For a Class A Misdemeanor, there is only a 30-day requirement of incarceration without the filing of an information (an information is a charging document in a misdemeanor case, versus an indictment in a felony case). For a Class B Misdemeanor, there is only a 15-day requirement of incarceration without the filing of an information. For a Class C Misdemeanor, this almost never occurs because a Class C Misdemeanor is not punishable by any jail time whatsoever.
III. Hire an Attorney
This is even more important than posting a bond. In fact, as I explained above, an attorney can often help you with the posting of a bond. Only the attorney can negotiate a reduced bond, set a hearing for a bond reduction, or get you a P.R. bond or a personal bond.
I recommend my services because I try cases on a regular basis. The State does not typically dismiss cases on a whim. I typically have to set the case for a jury trial. Then, the State knows that we are serious about a defendant’s case and intend to fight it. This can lead to a dismissal because the State knows that the defendant will hold the State to the State’s burden of proof beyond a reasonable doubt. A dismissal is obviously the best result, especially if it can be obtained at an earlier opportunity.
The State will only dismiss, however, if the State knows that the attorney will actually try the case. Most defense attorneys never try cases and just plea out their Clients. The State knows exactly who such attorneys are and will never dismiss their Clients’ cases. Whereas, I try cases on a regular basis. Thus, I obtain dismissals.

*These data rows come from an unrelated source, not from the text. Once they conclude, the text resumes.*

# lzhangbj/DualVar

Measured on AMD Instinct MI355X. Metric: clips/sec (whole node), S3D-G 8x112^2 SimCLR pretrain step, higher is better.
Workload: dtype fp32

## Files before the change

dualvar_amd/csrc/conv.hip:

```cpp
#include "conv_common.hpp"

int dvt_conv_tap_kind(const void* conv_args, int mode);
int dvt_conv_tap_rows(const void* conv_args, int mode);
int dvt_conv_tap_launch(const void* conv_args, int mode, void* stream);
int64_t dvt_bn_ws_floats(int64_t rows, int np);
int dvt_conv_pp_rows(const void* conv_args, int mode);
int dvt_conv_pp_launch(const void* conv_args, int mode, void* stream);
void dvx_dgrad_bn_tail_launch(const void* conv_args, int is_f32, void* stream);

namespace {

constexpr int conv_waves_per_simd(int es, int gvb, int bm, int bn) {
  return (es == 4 && gvb == 16 && bm == 256) ? 3 : (es != 2 || gvb != 16) ? 1 : (bm * bn == 128 * 64) ? 6 : (bm == 128 && bn == 128) ? 3 : 1;
}

template <typename T, int MODE, int GVB, int BM, int BN, int WAVES_M, int WAVES_N, int GM, int NS = 2, bool SPLIT = false,
          bool WF = false, bool BNL = false>
__global__ __launch_bounds__(WAVES_M * WAVES_N * 64)
__attribute__((amdgpu_waves_per_eu(conv_waves_per_simd(sizeof(T), GVB, BM, BN)))) void conv_gemm_kernel(ConvArgs a) {
  static_assert(!SPLIT || sizeof(T) == 4, "the bf16 split is the fp32 mode's product");
  static_assert(!WF || (SPLIT && GVB == 16), "pre-split weights belong to the fp32 split kernels");
  static_assert(!BNL || (WF && GM == 1 && MODE == MODE_FWD), "BatchNorm on load: forward, uniform-tap gathers, pre-split weights");
  constexpr bool DMA = (GVB == 16);
  static_assert(GM == 0 || DMA, "uniform-tap gathers are DMA only");
// ... 1954 lines not shown
    p.BI = 64; p.BJ = (tmk == 3 ? 3 : d->kt) * bc;
    p.nti = (d->Cout + 63) / 64; p.ntj = (d->cin_pitch + bc - 1) / bc;
    const int krows = tmk == 3 ? 3 : 1;
    if (tmk == 4) {
      p.BJ = 224; p.ntj = 1;
      p.nchunks = d->N * d->To * d->Ho;
    } else if (tmk == 3) {
      p.nchunks = (M + 63) / 64;
    } else {
      const int pxs = 64 / d->To;
      p.nchunks = (int)(((int64_t)d->N * d->Hi * d->Wi + pxs - 1) / pxs);
    }
    int splits = std::max(1, ((tmk == 2 || tmk == 4) ? 512 : 768) / (p.nti * p.ntj * krows));
    splits = std::min(splits, std::max(1, p.nchunks / 8));
    const double slab_us = 8.0 * d->Cout * (double)J / 4e6;
    const int s_opt = (int)(std::sqrt(p.nchunks * 1.2 / slab_us) + 0.5);
    splits = std::max(1, std::min(splits, s_opt));
    p.chunks_per_split = (p.nchunks + splits - 1) / splits;
    p.splits = (p.nchunks + p.chunks_per_split - 1) / p.chunks_per_split;
    p.rows_per_split = p.chunks_per_split * 64;
    p.slab_stride = ((long long)d->Cout * J + 63) / 64 * 64;
    return p;
  }
  static const int f32s_force = env_int("DUALVAR_WGRAD_F32S", -1);
  const int f32s_pick = (f32s_force == 0 || f32s_force == 2) ? f32s_force : -1;
  if (p.dma && d->dtype == DV_F32 && !f32_exact() && f32s_pick >= 0) {
    p.f32s = f32s_pick;
    dvx_wgrad_f32s_tile(f32s_pick, &p.BI, &p.BJ);
    per_cu = std::max(1, std::min(2, 163840 / dvx_wgrad_f32s_lds_bytes(f32s_pick)));
  } else if (p.dma) {
    const WgradCfg* tab = d->dtype == DV_F32 ? kWgF32 : kWgBf16;
    const int ncfg = d->dtype == DV_F32 ? 2 : 4;
    constexpr int minrows_ = 256;
    double best = 0;
    for (int c = 0; c < ncfg; ++c) {
      const WgradCfg& k = tab[c];
      const int nti = (d->Cout + k.BI - 1) / k.BI, ntj = (J + k.BJ - 1) / k.BJ;
      const double fill = (double)M * nti * ntj * (k.BI + k.BJ) * es / 18e12;
      const double mfma = 2.0 * M * (double)(nti * k.BI) * (ntj * k.BJ) / (d->dtype == DV_F32 ? 120e12 : 1600e12);
      const int cap = 256 * wgrad_wgs_per_cu(es, k.BI, k.BJ, k.WVI * k.WVJ, k.NS);
      const int64_t sp = std::max<int64_t>(1, std::min<int64_t>(cap / (nti * ntj), (M + minrows_ - 1) / minrows_));
      const double wgs = (double)nti * ntj * sp;
      const double t = std::max(fill, mfma) * std::max(1.0, 256.0 / wgs);
      if (p.cfg < 0 || t < best) { best = t; p.cfg = c; }
    }
    const WgradCfg& k = tab[p.cfg];
    p.BI = k.BI; p.BJ = k.BJ;
    per_cu = wgrad_wgs_per_cu(es, k.BI, k.BJ, k.WVI * k.WVJ, k.NS);
  } else {
    const bool narrow = (d->Cout + 63) / 64 * 64 < (d->Cout + 127) / 128 * 128;
    p.BI = narrow ? 64 : 128;
    p.BJ = narrow ? 128 : 64;
  }
  p.nti = (d->Cout + p.BI - 1) / p.BI;
  p.ntj = (J + p.BJ - 1) / p.BJ;
  const int tiles = p.nti * p.ntj;
  constexpr int minrows = 256;
  const int tgt = 256 * per_cu;
  int splits = tgt / tiles;
  const int max_splits = (M + minrows - 1) / minrows;
  if (splits > max_splits) splits = max_splits;
  {
    const double t_step = d->dtype == DV_F32 ? 1.5 : 0.7;
    const double slab_us = 8.0 * d->Cout * (double)J / 4e6;
    const int s_opt = (int)(std::sqrt(M / 32.0 * t_step / slab_us) + 0.5);
    if (splits > s_opt) splits = s_opt;
  }
  if (splits < 1) splits = 1;
  p.rows_per_split = ((M + splits - 1) / splits + 31) / 32 * 32;
  p.splits = (M + p.rows_per_split - 1) / p.rows_per_split;
  p.slab_stride = ((long long)d->Cout * J + 63) / 64 * 64;
  return p;
}

extern "C" int dv_conv3d_wgrad_tile(const dv_conv_desc* d, int32_t* rows, int32_t* cols, int32_t* splits) {
  if (!d || !rows || !cols || !splits) return DV_EINVAL;
  int rc = check_desc(d);
  if (rc) return rc;
  const WgradPlan p = plan_wgrad(d);
  *rows = p.BI; *cols = p.BJ; *splits = p.splits;
  return DV_OK;
}
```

So, it is important to not only hire an attorney, but rather a good one. It is your freedom, liberty, and record that is at stake. This charge will affect you forever unless you can get it dismissed. Hiring an attorney immediately, apart from bonding issues, can also possibly help prevent the State from indicting a defendant or filing an information against a defendant in the first place. The attorney can immediately file a Notice of Appearance on the defendant’s case with the State, and start negotiating with the prosecuting attorney. Sometimes, this can get the case dismissed up front without a formal charge. Technically, when this happens, your case is “declined” because no formal charge ever existed. This is the absolute best result obviously.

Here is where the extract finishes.